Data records
*** Begin section ***

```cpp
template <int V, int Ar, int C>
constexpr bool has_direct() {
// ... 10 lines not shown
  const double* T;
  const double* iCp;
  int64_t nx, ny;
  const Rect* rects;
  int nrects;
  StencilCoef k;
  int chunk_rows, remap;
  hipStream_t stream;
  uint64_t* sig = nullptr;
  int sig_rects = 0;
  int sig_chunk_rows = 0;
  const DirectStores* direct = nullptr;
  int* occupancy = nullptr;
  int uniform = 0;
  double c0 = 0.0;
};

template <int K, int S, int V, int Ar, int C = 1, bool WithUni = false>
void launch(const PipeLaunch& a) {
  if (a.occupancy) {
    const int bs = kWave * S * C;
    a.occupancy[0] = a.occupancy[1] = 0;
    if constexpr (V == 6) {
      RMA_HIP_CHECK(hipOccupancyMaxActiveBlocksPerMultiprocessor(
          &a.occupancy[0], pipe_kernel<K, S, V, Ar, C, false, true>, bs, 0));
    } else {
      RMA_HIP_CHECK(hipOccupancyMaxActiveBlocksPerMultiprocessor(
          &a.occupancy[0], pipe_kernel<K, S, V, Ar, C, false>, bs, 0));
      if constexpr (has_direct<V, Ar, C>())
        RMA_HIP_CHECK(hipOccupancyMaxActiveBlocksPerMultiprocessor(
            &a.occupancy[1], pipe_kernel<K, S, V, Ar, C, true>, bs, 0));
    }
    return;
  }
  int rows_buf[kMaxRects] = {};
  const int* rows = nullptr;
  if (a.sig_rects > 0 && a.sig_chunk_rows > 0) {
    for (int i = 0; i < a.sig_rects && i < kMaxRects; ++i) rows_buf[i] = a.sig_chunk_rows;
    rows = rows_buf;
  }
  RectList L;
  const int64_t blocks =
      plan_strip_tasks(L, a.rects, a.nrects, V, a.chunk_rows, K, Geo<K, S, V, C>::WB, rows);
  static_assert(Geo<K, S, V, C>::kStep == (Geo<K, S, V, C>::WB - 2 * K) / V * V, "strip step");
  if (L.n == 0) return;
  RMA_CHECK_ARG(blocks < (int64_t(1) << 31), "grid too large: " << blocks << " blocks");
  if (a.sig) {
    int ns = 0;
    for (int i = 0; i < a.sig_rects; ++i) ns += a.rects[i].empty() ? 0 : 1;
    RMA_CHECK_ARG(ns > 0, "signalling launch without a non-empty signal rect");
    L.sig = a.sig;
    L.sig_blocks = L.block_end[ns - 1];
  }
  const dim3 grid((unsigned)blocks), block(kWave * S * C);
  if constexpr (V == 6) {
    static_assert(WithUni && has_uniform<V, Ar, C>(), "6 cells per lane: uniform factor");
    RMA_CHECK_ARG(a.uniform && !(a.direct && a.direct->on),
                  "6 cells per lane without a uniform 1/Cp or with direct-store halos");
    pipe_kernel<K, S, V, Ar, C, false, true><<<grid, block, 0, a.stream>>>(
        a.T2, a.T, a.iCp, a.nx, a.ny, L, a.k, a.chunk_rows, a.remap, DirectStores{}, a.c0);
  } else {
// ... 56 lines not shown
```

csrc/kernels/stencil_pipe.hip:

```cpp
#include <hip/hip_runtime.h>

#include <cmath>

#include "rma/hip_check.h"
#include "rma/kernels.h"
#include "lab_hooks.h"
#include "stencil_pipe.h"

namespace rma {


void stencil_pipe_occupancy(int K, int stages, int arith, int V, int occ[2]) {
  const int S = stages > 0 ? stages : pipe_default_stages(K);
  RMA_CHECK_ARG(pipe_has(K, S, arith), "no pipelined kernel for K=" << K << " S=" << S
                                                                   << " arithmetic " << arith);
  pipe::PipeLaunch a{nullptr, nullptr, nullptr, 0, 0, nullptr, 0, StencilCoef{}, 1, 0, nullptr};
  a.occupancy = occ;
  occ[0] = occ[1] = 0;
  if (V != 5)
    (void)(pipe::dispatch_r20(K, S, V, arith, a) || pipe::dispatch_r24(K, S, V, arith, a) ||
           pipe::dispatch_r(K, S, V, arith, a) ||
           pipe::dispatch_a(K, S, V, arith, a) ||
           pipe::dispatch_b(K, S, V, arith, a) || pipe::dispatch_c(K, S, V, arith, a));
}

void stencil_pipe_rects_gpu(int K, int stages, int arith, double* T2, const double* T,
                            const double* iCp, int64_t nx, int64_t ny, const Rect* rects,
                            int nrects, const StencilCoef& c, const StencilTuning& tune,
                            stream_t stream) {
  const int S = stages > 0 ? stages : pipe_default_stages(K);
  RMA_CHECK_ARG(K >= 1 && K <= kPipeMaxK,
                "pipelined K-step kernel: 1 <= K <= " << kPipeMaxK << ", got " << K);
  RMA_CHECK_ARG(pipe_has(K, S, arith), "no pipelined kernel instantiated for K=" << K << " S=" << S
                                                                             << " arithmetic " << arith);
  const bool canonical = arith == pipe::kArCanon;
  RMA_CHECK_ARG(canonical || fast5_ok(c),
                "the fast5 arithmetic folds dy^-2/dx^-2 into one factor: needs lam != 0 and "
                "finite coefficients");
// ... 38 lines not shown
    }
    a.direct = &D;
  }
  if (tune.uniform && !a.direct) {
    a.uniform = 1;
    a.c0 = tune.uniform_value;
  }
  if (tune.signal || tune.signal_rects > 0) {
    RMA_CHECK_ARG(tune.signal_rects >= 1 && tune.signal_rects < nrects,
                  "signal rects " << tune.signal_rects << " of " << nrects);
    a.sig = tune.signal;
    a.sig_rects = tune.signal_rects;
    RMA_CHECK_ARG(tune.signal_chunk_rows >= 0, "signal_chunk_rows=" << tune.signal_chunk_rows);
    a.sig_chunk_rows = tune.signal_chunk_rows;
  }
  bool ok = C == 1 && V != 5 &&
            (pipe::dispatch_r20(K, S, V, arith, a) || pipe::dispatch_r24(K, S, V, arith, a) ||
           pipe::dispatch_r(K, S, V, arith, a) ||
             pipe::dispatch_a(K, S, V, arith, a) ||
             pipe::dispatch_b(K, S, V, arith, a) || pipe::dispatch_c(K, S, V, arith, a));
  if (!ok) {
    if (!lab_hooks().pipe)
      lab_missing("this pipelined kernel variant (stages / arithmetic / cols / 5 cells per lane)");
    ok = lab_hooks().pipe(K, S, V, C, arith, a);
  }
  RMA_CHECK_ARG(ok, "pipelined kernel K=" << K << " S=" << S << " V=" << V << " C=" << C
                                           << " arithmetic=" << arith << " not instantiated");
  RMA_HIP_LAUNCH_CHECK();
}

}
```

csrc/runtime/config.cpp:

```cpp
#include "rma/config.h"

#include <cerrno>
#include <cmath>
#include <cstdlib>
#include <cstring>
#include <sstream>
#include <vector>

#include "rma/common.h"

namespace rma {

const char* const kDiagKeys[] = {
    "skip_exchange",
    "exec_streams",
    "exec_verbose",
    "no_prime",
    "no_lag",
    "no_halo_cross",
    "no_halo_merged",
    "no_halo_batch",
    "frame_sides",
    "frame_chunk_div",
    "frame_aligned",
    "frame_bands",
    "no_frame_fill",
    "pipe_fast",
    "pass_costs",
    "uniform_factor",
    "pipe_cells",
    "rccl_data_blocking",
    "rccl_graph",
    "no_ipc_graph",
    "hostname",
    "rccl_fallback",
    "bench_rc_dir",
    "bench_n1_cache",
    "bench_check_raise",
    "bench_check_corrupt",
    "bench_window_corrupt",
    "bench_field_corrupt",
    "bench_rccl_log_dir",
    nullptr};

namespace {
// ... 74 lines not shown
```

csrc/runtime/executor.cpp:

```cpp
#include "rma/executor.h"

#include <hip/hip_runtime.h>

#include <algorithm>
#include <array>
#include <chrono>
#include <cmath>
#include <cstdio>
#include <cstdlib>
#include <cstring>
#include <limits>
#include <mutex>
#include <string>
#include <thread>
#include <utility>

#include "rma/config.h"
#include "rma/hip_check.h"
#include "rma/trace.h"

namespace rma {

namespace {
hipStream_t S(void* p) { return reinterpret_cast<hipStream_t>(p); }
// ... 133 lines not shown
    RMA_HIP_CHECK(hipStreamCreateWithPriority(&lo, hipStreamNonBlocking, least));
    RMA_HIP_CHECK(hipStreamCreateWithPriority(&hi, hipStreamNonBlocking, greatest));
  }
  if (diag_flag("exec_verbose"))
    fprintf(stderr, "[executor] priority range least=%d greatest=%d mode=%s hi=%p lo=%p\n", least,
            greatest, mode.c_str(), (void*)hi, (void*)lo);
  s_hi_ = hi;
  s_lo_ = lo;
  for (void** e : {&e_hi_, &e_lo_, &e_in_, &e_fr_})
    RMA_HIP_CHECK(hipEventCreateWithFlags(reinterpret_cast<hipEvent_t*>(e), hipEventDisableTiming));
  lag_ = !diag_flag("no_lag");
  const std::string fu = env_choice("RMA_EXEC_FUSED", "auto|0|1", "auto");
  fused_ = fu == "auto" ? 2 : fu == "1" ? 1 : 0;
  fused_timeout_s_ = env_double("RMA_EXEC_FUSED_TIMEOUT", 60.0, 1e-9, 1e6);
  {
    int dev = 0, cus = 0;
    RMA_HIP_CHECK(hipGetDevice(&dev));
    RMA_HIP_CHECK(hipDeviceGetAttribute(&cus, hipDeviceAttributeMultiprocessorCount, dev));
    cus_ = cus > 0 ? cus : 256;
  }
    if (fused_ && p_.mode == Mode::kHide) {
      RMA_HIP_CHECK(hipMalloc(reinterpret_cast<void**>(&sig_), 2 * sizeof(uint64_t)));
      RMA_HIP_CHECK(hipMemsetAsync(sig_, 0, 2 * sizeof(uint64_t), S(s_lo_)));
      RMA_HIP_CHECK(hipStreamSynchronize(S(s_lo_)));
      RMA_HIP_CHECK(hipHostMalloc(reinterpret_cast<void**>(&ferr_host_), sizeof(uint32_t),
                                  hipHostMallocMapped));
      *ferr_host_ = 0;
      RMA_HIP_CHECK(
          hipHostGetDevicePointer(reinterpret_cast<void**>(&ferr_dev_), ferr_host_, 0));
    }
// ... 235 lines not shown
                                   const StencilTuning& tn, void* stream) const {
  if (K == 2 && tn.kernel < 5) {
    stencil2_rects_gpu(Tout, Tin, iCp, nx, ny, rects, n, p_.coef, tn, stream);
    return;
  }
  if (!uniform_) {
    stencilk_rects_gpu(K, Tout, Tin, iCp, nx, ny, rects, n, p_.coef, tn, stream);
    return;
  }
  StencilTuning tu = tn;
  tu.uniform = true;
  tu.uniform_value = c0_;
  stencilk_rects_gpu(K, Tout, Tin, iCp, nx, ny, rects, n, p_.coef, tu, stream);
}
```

*** End section ***

PROBLEM:
Across the records, count each line that holds the string "nrects". Respond with the number only.

EXPECTED ANSWER:
5